**PROBLEM STATEMENT:**
Copy each line that includes the string "ntensors" from the material into your answer.

**** RECORDS SUPPLIED

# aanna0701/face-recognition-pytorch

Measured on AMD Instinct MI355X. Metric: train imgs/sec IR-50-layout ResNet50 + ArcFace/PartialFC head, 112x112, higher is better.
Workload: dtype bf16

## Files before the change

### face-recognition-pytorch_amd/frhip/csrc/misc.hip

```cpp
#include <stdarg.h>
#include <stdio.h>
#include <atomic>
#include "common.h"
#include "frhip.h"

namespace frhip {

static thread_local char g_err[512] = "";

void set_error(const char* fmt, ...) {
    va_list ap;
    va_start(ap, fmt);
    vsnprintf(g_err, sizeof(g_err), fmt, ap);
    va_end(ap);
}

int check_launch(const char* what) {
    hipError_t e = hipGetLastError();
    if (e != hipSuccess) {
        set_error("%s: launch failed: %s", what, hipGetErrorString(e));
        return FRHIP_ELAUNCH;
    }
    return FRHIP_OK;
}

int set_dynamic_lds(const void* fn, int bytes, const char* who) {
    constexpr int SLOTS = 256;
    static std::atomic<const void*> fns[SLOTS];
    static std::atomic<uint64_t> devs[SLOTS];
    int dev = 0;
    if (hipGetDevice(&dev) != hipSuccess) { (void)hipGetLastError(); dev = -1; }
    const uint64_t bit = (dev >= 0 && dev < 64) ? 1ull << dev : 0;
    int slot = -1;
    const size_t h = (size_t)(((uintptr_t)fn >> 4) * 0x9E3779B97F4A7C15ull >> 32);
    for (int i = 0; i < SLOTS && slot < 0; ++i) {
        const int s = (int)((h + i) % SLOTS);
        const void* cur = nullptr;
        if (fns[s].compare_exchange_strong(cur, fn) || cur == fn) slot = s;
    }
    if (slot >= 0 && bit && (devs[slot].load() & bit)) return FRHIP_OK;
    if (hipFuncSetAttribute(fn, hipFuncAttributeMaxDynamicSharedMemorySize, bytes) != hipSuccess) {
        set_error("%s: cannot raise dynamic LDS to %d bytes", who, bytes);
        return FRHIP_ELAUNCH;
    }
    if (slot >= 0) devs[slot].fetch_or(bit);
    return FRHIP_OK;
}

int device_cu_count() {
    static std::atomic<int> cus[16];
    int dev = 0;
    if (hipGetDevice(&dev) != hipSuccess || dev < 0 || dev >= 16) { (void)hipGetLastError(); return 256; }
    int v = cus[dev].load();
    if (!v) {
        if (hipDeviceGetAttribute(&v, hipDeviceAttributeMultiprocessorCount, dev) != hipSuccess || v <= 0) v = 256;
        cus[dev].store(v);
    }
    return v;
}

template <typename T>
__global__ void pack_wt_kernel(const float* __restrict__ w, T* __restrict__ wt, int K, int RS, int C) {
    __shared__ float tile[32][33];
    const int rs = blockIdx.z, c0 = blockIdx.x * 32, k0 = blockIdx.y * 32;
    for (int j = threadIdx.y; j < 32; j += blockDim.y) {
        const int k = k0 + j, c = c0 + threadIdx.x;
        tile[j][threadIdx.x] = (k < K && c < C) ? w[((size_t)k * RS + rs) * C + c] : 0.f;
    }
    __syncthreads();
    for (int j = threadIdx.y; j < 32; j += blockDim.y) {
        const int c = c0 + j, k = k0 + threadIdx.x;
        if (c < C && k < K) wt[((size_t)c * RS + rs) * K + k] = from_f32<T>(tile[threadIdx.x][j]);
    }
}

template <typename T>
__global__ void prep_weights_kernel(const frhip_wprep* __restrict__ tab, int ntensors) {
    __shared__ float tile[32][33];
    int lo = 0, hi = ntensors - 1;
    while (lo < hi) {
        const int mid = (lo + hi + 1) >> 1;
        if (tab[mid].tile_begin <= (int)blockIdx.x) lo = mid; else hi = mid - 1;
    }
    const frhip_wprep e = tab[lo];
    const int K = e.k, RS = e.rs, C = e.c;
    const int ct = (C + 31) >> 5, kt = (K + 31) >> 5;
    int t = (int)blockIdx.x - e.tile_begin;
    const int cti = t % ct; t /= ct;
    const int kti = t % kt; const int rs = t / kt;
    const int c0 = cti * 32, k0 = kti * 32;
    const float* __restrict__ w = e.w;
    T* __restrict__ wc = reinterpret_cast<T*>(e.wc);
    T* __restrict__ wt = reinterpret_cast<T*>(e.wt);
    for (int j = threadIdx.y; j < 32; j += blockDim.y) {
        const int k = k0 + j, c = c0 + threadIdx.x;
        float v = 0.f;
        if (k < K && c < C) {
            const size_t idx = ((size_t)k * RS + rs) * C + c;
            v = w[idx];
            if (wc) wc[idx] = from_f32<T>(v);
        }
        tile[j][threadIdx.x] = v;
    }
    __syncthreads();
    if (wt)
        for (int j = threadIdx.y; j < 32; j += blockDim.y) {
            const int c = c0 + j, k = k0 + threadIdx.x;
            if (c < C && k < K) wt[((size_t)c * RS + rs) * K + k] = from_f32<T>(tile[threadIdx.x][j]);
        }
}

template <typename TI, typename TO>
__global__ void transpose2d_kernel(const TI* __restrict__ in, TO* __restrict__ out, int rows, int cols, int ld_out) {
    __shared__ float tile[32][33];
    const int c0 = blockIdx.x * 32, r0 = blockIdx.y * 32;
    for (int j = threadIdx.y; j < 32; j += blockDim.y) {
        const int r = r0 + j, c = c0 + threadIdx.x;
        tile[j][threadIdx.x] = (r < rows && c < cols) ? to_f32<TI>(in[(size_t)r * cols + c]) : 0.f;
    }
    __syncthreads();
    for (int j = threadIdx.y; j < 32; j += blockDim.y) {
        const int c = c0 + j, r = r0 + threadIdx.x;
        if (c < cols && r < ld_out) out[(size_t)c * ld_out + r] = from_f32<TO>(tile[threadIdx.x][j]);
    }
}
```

********
**** RECORDS SUPPLIED

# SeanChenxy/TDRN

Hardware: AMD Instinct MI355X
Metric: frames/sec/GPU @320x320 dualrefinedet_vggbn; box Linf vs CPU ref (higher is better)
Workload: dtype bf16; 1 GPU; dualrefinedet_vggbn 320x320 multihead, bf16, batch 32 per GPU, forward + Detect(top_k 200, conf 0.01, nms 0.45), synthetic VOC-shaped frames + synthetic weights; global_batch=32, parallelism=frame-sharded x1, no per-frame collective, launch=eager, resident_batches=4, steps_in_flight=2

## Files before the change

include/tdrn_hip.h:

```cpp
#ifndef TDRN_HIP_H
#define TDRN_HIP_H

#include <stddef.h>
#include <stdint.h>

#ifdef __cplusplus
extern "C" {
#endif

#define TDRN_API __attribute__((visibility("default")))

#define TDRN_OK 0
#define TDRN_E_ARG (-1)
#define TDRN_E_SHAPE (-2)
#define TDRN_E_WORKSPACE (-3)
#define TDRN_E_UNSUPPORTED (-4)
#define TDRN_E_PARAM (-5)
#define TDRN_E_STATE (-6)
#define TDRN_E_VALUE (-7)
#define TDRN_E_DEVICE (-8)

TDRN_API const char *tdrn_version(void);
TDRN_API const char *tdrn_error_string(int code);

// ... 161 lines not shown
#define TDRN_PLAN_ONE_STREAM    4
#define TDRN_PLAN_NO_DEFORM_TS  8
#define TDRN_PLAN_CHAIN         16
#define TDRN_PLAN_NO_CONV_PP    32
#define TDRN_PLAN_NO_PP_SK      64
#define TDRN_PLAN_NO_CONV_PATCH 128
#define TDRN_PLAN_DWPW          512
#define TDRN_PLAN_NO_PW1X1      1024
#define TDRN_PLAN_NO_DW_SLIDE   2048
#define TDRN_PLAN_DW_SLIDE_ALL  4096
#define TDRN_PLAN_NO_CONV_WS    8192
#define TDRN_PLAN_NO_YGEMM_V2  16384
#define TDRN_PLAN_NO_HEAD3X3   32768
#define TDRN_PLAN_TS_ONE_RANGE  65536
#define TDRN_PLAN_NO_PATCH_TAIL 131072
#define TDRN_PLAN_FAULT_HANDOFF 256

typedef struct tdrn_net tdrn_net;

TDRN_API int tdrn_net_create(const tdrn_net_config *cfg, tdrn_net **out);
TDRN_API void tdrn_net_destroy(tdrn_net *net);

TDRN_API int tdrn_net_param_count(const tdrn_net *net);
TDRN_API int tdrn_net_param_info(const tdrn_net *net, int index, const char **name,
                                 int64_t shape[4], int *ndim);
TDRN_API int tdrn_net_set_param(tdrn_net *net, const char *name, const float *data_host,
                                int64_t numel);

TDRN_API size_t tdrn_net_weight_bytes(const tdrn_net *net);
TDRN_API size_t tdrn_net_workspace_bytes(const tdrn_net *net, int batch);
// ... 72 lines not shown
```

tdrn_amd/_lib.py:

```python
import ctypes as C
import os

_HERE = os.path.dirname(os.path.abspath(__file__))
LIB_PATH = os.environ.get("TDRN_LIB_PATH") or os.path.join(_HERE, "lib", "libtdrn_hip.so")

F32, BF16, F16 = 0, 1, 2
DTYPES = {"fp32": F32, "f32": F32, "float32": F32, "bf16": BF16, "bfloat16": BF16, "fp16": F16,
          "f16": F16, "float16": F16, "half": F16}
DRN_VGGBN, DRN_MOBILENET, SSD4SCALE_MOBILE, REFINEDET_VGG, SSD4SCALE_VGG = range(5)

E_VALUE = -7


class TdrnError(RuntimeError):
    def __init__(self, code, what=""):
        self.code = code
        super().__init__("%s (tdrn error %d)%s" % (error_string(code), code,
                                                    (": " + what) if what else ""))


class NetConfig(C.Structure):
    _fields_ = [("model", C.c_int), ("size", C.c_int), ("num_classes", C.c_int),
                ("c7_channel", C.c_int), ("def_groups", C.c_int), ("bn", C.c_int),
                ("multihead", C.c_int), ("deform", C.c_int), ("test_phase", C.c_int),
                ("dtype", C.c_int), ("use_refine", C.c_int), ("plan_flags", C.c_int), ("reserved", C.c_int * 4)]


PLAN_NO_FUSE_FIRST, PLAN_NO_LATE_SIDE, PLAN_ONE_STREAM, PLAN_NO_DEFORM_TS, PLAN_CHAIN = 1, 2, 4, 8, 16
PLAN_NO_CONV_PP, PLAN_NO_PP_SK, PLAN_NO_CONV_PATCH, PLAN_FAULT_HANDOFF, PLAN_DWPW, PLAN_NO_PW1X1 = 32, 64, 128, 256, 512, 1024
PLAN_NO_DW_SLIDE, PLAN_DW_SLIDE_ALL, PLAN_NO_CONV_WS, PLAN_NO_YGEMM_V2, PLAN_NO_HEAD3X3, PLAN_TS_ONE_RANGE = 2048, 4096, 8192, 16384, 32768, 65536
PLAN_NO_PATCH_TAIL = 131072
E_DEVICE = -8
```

********
**** RECORDS SUPPLIED

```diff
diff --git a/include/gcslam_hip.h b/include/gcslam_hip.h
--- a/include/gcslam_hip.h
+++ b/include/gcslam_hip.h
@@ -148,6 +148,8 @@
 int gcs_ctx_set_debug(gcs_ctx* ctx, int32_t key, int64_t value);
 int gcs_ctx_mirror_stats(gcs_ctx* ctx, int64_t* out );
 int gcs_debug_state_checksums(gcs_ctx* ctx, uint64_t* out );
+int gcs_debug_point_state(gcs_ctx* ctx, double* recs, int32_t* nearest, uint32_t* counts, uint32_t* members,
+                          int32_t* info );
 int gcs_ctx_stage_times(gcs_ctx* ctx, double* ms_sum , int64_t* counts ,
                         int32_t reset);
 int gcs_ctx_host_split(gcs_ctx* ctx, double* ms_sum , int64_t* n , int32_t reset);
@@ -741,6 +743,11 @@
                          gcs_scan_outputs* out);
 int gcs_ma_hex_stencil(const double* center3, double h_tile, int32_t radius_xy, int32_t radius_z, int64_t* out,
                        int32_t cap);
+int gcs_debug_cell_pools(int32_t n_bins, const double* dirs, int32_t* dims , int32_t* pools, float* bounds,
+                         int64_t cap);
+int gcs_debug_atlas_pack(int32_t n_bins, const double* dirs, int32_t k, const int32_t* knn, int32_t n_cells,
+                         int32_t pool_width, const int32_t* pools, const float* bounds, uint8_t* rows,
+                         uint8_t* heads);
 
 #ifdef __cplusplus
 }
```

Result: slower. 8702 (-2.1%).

********

**RESPONSE BOX:**
__global__ void prep_weights_kernel(const frhip_wprep* __restrict__ tab, int ntensors) {
    int lo = 0, hi = ntensors - 1;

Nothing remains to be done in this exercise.